Agent A hits a test failure. Agent B needs to continue. A human reviewer wants to know whether the failure is real, replayable, redacted, and scoped. Without a capture format, everyone reconstructs the state from memory and chat snippets.

That is too much friction.

A failure should be an artifact.

If it can be replayed, summarized, redacted, and attached to a handoff, the next agent starts from evidence instead of vibes.

EnvProbe: do not assign work to a mystery machine

The third piece is earlier in the workflow.

Before an agent starts building, the orchestrator should know whether the environment can actually support the task.

Does the repo have the expected files? Is Git available? Which package manager is present? Are required tools installed? Is the worktree dirty? Are requested environment signal names present without leaking their values?

envprobe snapshots those facts locally.

The important part is not that it finds every possible machine detail. It deliberately does not. The important part is that it gives the dispatch layer enough capability facts to avoid assigning work blindly.

This is another version of proof before publish, just shifted left.

Before publishing a result, collect evidence. Before assigning the task, collect capability evidence.

The challenge: evidence can become theater

There is a trap here.

It is possible to generate lots of artifacts and still not make the work safer.

A giant proof folder full of irrelevant logs is not review discipline. A captured failure with no clear replay path is not a handoff. A machine scan that leaks secrets or inventories too much state creates a new problem while pretending to solve an old one.

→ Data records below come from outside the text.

template <int F, class AovT>
__device__ __forceinline__ bool naive_hit(const DScene& S, const DParams& P, Path& st, Hit isec, const AovT& aov,
                                          unsigned& shades) {
    if (!isec.hit) {
        if (st.bounce() > 0 || !P.envhidden)
            st.set_radiance<F>(st.radiance<F>() + st.weight<F>() * eval_environment<F>(S, st.d));
        return true;
    }
    v3 outgoing = -st.d;
// ... 312 lines not shown
                            im = JT_A(image)[pixel];
                            al = JT_A(albedo)[pixel];
                            nr = JT_A(normal)[pixel];
                            h = (int)JT_A(hits)[pixel];
                        } else {
                            const size_t o = (size_t)((s - P.first) & (kstr - 1)) * (size_t)JT_A(nslot) +
                                             (size_t)item_slot(item, P);
                            im = JT_A(part_img)[o];
                            al = JT_A(part_alb)[o];
                            nr = JT_A(part_nrm)[o];
                            h = __float_as_int(al.w);
                        }
                    }
                    acc[0] = im.x;
                    acc[BLOCK] = im.y;
                    acc[2 * BLOCK] = im.z;
                    acc[3 * BLOCK] = im.w;
                    acc[4 * BLOCK] = al.x;
                    acc[5 * BLOCK] = al.y;
                    acc[6 * BLOCK] = al.z;
                    acc[7 * BLOCK] = nr.x;
                    acc[8 * BLOCK] = nr.y;
                    acc[9 * BLOCK] = nr.z;
                    acc_i[10 * BLOCK] = h;
                }
            }
            bnext += take;
        }
        next_sample = false;
        if (start) {
            const int sample = acc_i[11 * BLOCK];
            const int pixel = item_pixel(item, P, tiles_x);
            if (!ft_none(F)) acc[12 * BLOCK] = stream_weight(P, sample);
            const DParams& P = karg_params<karg_params_on<SAMPLER, F>()>(P0);
            start_path<F>(P, pixel % P.width, pixel / P.width, pixel, sample, st);
            query_start<WIDE>(S, T, st.o, st.d, -1, stack);
            if (!WC) lds_count(1, true);
            if constexpr (item_first_pop<WIDE, F>()) {
#pragma unroll
                for (int k = 0; k < (!ft_none(F) && (F & FT_LINL) ? JT_FIRST_POP : JT_FIRST_POP_NONE); k++)
                    if (wants_node<WIDE>(T)) node_step_any<WIDE, RING, OVF, COUNT, NCACHE, F>(S, T, stack, oslot, cnt);
            }
        }
        if (WC) w_rays += lane_count(__builtin_amdgcn_ballot_w64(start));
#if JT_STAMPS
        const unsigned long long ts1 = __builtin_amdgcn_s_memtime();
        t_start += ts1 - ts0;
        n_start++;
        lanes_start += lane_count(__builtin_amdgcn_ballot_w64(start));
#endif
        if (__builtin_amdgcn_ballot_w64(item != ITEM_NONE) == 0) break;
        constexpr bool LSTEP = light_steps(SAMPLER, F);
        for (;;) {
            const bool wantp = T.nprim > 0;
            const bool wantn = wants_node<WIDE>(T);
            const bool waiting = query_done<WIDE>(T);
            const int np = lane_count(__builtin_amdgcn_ballot_w64(wantp));
            const int nn = lane_count(__builtin_amdgcn_ballot_w64(wantn));
            int nw = lane_count(__builtin_amdgcn_ballot_w64(waiting));
            const int nb = np + nn;
            if (LSTEP && !S.light_inline) {
                const bool wantl = waiting && st.phase == PH_LIGHT;
                const int nl = lane_count(__builtin_amdgcn_ballot_w64(wantl));
                if (nl > 0 && (nl >= P.light_lanes || nb == 0)) {
                    bool c_lq = false, c_ray = false;
                    if (wantl && rerun_tie<WIDE>(S, T, st.o, st.d, S.lights[st.li].instance, stack)) {
                    } else if (wantl) {
                        if (light_hit<F>(S, P, st, query_hit(T))) {
                            st.phase = PH_FINISH;
                        } else if (st.phase == PH_LIGHT) {
                            if (WC) c_lq = true;
                            else lds_count(2, true);
                            query_start<WIDE>(S, T, st.o, st.d, S.lights[st.li].instance, stack);
                        } else {
                            if (WC) c_ray = true;
                            else lds_count(1, true);
                            query_start<WIDE>(S, T, st.o, st.d, -1, stack);
                        }
                    }
                    if (WC) {
                        w_lq += lane_count(__builtin_amdgcn_ballot_w64(c_lq));
                        w_rays += lane_count(__builtin_amdgcn_ballot_w64(c_ray));
                    }
                    continue;
                }
                nw -= nl;
            }
            if (nb == 0 || nw >= (nb + nw < P.wait_lanes ? nb + nw : P.wait_lanes)) break;
#if JT_STAMPS
            n_trav++;
            idle += 64 - lane_count(__builtin_amdgcn_ballot_w64(item != ITEM_NONE));
            if (np * JT_VOTE_P >= nn * JT_VOTE_N) { steps_p++; lanes_p += np; } else { steps_n++; lanes_n += nn; }
#endif
            if (JT_RAY_FROM_PATH && !(F & FT_XFORM)) {
                T.lo = st.o;
                T.ld = st.d;
            }
            if (np * JT_VOTE_P >= nn * JT_VOTE_N) {
                if (T.nprim > 0) prim_step<COUNT, F>(S, T, cnt);
            } else {
                constexpr int NREP = ft_none(F) ? JT_NODE_REPEAT_NONE : JT_NODE_REPEAT;
#pragma unroll
                for (int k = 0; k < NREP; k++)
                    if (wants_node<WIDE>(T)) node_step_any<WIDE, RING, OVF, COUNT, NCACHE, F>(S, T, stack, oslot, cnt);
            }
        }
#if JT_STAMPS
        const unsigned long long ts2 = __builtin_amdgcn_s_memtime();
        t_trav += ts2 - ts1;
        n_shade++;
        lanes_sh += lane_count(__builtin_amdgcn_ballot_w64(query_done<WIDE>(T)));
        {
            int mid = -1, mt = -1;
            if (query_done<WIDE>(T) && st.phase == PH_SCENE && T.h_inst >= 0) {
                mid = S.inst_shade[T.h_inst].material;
                mt = (F & FT_MAT) ? S.materials[mid].type : (int)M_MATTE;
            }
            if (__builtin_amdgcn_ballot_w64(mt >= 0)) {
                n_mph++;
                lanes_hit += lane_count(__builtin_amdgcn_ballot_w64(mt >= 0));
                for (int ty = 0; ty <= (int)M_GLTFPBR; ty++) n_mty += __builtin_amdgcn_ballot_w64(mt == ty) ? 1u : 0u;
                bool counted = mt < 0;
                for (;;) {
                    const unsigned long long m = __builtin_amdgcn_ballot_w64(!counted);
                    if (!m) break;
                    const int v = __shfl(mid, __ffsll((long long)m) - 1);
                    counted = counted || mid == v;
                    n_mid++;
                }
            }
        }
        unsigned long long ts3 = ts2, ts4 = ts2;
#endif
        constexpr bool LINL = (F & (FT_LINL | FT_NOIL)) != 0;
        {
            const bool tie = query_done<WIDE>(T) && (T.nh & (TIE_SEEN | REF_RERUN)) == TIE_SEEN &&
                             !(LSTEP && st.phase == PH_FINISH);
            if (S.order_flip && __builtin_amdgcn_ballot_w64(tie))
                if (tie) rerun_tie<WIDE>(S, T, st.o, st.d, SAMPLER == 1 && !LINL && st.phase == PH_LIGHT ? S.lights[st.li].instance : -1, stack);
        }
        bool c_path = false, c_lq = false, c_ray = false;
        unsigned n_inl = 0;
        if (query_done<WIDE>(T)) {
            const DParams& P = karg_params<karg_params_on<SAMPLER, F>()>(P0);
            const DScene SL = shade_scene_lds<NCACHE, RING, OVF, F>(S0);
            const DScene& S = NCACHE ? shade_scene<karg_scene<NCACHE, F>()>(S0) : SL;
            bool alive = true;
            const bool light = SAMPLER == 1 && !LINL && st.phase == PH_LIGHT;
            bool done;
            if (LSTEP && st.phase == PH_FINISH) done = true;
            else if (light) done = light_hit<F>(S, P, st, query_hit(T));
            else if (SAMPLER == 2) done = naive_hit<F>(S, P, st, query_hit(T), aov, cnt.shades);
            else done = path_hit<F>(S, P, st, query_hit(T), aov, cnt.shades);
            if (SAMPLER == 1 && !done && st.phase == PH_LIGHT && chains_inline(F, S)) {
                unsigned nlq = 0;
                done = light_chain<WIDE, RING, OVF, COUNT, NCACHE, F>(S, P, st, T, stack, oslot, cnt, [&] {
                    if (WC) nlq++;
                    else lds_count(2, true);
                });
                if (WC) n_inl += nlq;
            }
#if JT_STAMPS
            ts3 = __builtin_amdgcn_s_memtime();
            n_phit++;
#endif
            if (done) {
                if (WC) c_path = true;
                else lds_count(0, true);
                v3 radiance = st.radiance<F>();
                if (!all_finite(radiance)) radiance = V3(0, 0, 0);
                const float mr = max3(radiance);
                if (mr > P.clamp) radiance = radiance * (P.clamp / mr);
                const float w = aov.w<F>();
                const float omw = 1 - w;
                const bool hit = st.flag(F_HIT);
                const bool env = !hit && !P.envhidden && S.nenvs != 0;
                const v4 target = (hit || env) ? V4(radiance.x, radiance.y, radiance.z, 1) : V4(0, 0, 0, 0);
                if (!hit) aov_update<F>(aov, env ? V3(1, 1, 1) : V3(0, 0, 0), -st.d);
                acc[0] = acc[0] * omw + target.x * w;
                acc[BLOCK] = acc[BLOCK] * omw + target.y * w;
                acc[2 * BLOCK] = acc[2 * BLOCK] * omw + target.z * w;
                acc[3 * BLOCK] = acc[3 * BLOCK] * omw + target.w * w;
                if (hit || env) acc_i[10 * BLOCK] += 1;
                alive = false;
                T.sp = -1;
                const int sample = acc_i[11 * BLOCK];
                if (sample + kstr >= JT_SE) {
                    const int pixel = item_pixel(item, P, tiles_x);
                    const float4 im = make_float4(acc[0], acc[BLOCK], acc[2 * BLOCK], acc[3 * BLOCK]);
                    if (P.lk == 0) {
                        JT_A(image)[pixel] = im;
                        JT_A(albedo)[pixel] = make_float4(acc[4 * BLOCK], acc[5 * BLOCK], acc[6 * BLOCK], 0.0f);
                        JT_A(normal)[pixel] = make_float4(acc[7 * BLOCK], acc[8 * BLOCK], acc[9 * BLOCK], 0.0f);
                        JT_A(hits)[pixel] = (long long)acc_i[10 * BLOCK];
                    } else {
                        const size_t o = (size_t)((sample - P.first) & (kstr - 1)) * (size_t)JT_A(nslot) +
                                         (size_t)item_slot(item, P);
                        JT_A(part_img)[o] = im;
                        JT_A(part_alb)[o] = make_float4(acc[4 * BLOCK], acc[5 * BLOCK], acc[6 * BLOCK], __int_as_float(acc_i[10 * BLOCK]));
                        JT_A(part_nrm)[o] = make_float4(acc[7 * BLOCK], acc[8 * BLOCK], acc[9 * BLOCK], 0.0f);
                    }
                    item = ITEM_NONE;
                } else {
                    acc_i[11 * BLOCK] = sample + kstr;
                    next_sample = true;
                }
            }
#if JT_STAMPS
            ts4 = __builtin_amdgcn_s_memtime();
            if (__builtin_amdgcn_ballot_w64(done)) n_fin++;
#endif
            if (alive) {
                if (SAMPLER == 1 && !LINL && st.phase == PH_LIGHT) {
                    if (WC) c_lq = true;
                    else lds_count(2, true);
                    query_start<WIDE>(S, T, st.o, st.d, S.lights[st.li].instance, stack);
                } else {
                    if (WC) c_ray = true;
                    else lds_count(1, true);
                    query_start<WIDE>(S, T, st.o, st.d, -1, stack);
                }
#pragma unroll
                for (int k = 0; k < (!ft_none(F) && (F & FT_LINL) ? JT_FIRST_POP : JT_FIRST_POP_NONE); k++)
                    if (wants_node<WIDE>(T)) node_step_any<WIDE, RING, OVF, COUNT, NCACHE, F>(S, T, stack, oslot, cnt);
            }
        }
#if JT_STAMPS
        const unsigned long long ts5 = __builtin_amdgcn_s_memtime();
        t_shade += ts5 - ts2;
        t_hit += ts3 - ts2;
        t_fin += ts4 - ts3;
        t_qb += ts5 - ts4;
#endif
        if (WC) {
            w_paths += lane_count(__builtin_amdgcn_ballot_w64(c_path));
            w_lq += lane_count(__builtin_amdgcn_ballot_w64(c_lq));
            w_rays += lane_count(__builtin_amdgcn_ballot_w64(c_ray));
            if (SAMPLER == 1 && chains_inline(F, S)) w_lq += __builtin_amdgcn_readfirstlane(wave_sum(n_inl));
        }
    }
#if JT_STAMPS
    if (lane == 0) {
        unsigned long long* dbg = A.counters + 8;
        const unsigned long long v[24] = {t_trav, t_shade, n_trav,  n_shade, lanes_p, lanes_n,  steps_p, steps_n,
                                          0,      t_hit,   t_fin,   t_qb,    0,       n_phit,   n_fin,   idle,
                                          n_mph,  n_mty,   n_mid,   lanes_sh, lanes_hit, t_start, n_start, lanes_start};
        for (int k = 0; k < 24; k++) atomicAdd(dbg + k, v[k]);
    }
#endif
    const unsigned wv[3] = {w_paths, w_rays, w_lq};
    unsigned v[7] = {0u, 0u, 0u, cnt.nodes, cnt.instances, cnt.prims, COUNT ? cnt.shades : 0u};
#pragma unroll
    for (int k = 0; k < 7; k++) {
        unsigned sum = k < 3 ? (WC ? wv[k] : wcnt[k]) : wave_sum(v[k]);
        if (lane == 0 && sum) atomicAdd(&A.counters[k], (unsigned long long)sum);
    }
}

So the standard cannot be “more evidence.”

It has to be better evidence.

Evidence theater

✗Long logs nobody reads
✗Unscoped artifacts
✗Secret-adjacent output
✗Claims copied into PR text
✗Checks unrelated to the risk

Useful proof

✓Small review bundle
✓Explicit artifacts
✓Redacted outputs
✓Replayable failures
✓Checks tied to the change

The proof layer has to respect the reviewer’s time.

Otherwise agents only move the bottleneck from implementation to audit.

The deeper insight

I keep noticing that the useful agent tools are not trying to make the model more magical.

They are trying to make the work more legible.

That is the through-line from Day 10 to Day 13 to Day 15. Trust does not come from one giant autonomous leap. It comes from small boundaries, local artifacts, deterministic fixtures, and receipts.

proofdock, failureseed, and envprobe all sit in that operating layer.

They do not replace judgment.

They make judgment cheaper.

That is the part that matters when agents speed up the work. The human review queue does not magically get faster because the code appeared faster. If anything, it gets more expensive unless the agent leaves a trail.

Where Day 16 lands

Day 16 made the release and handoff side of the sprint sharper.

envprobe asks whether the task is safe to assign. failureseed turns failure into something another agent can reuse. proofdock packages evidence before the work leaves the local lane.

That is the shape I want more agentic engineering tools to take.

Not agents that beg for trust.

Agents that bring receipts before they cross the boundary.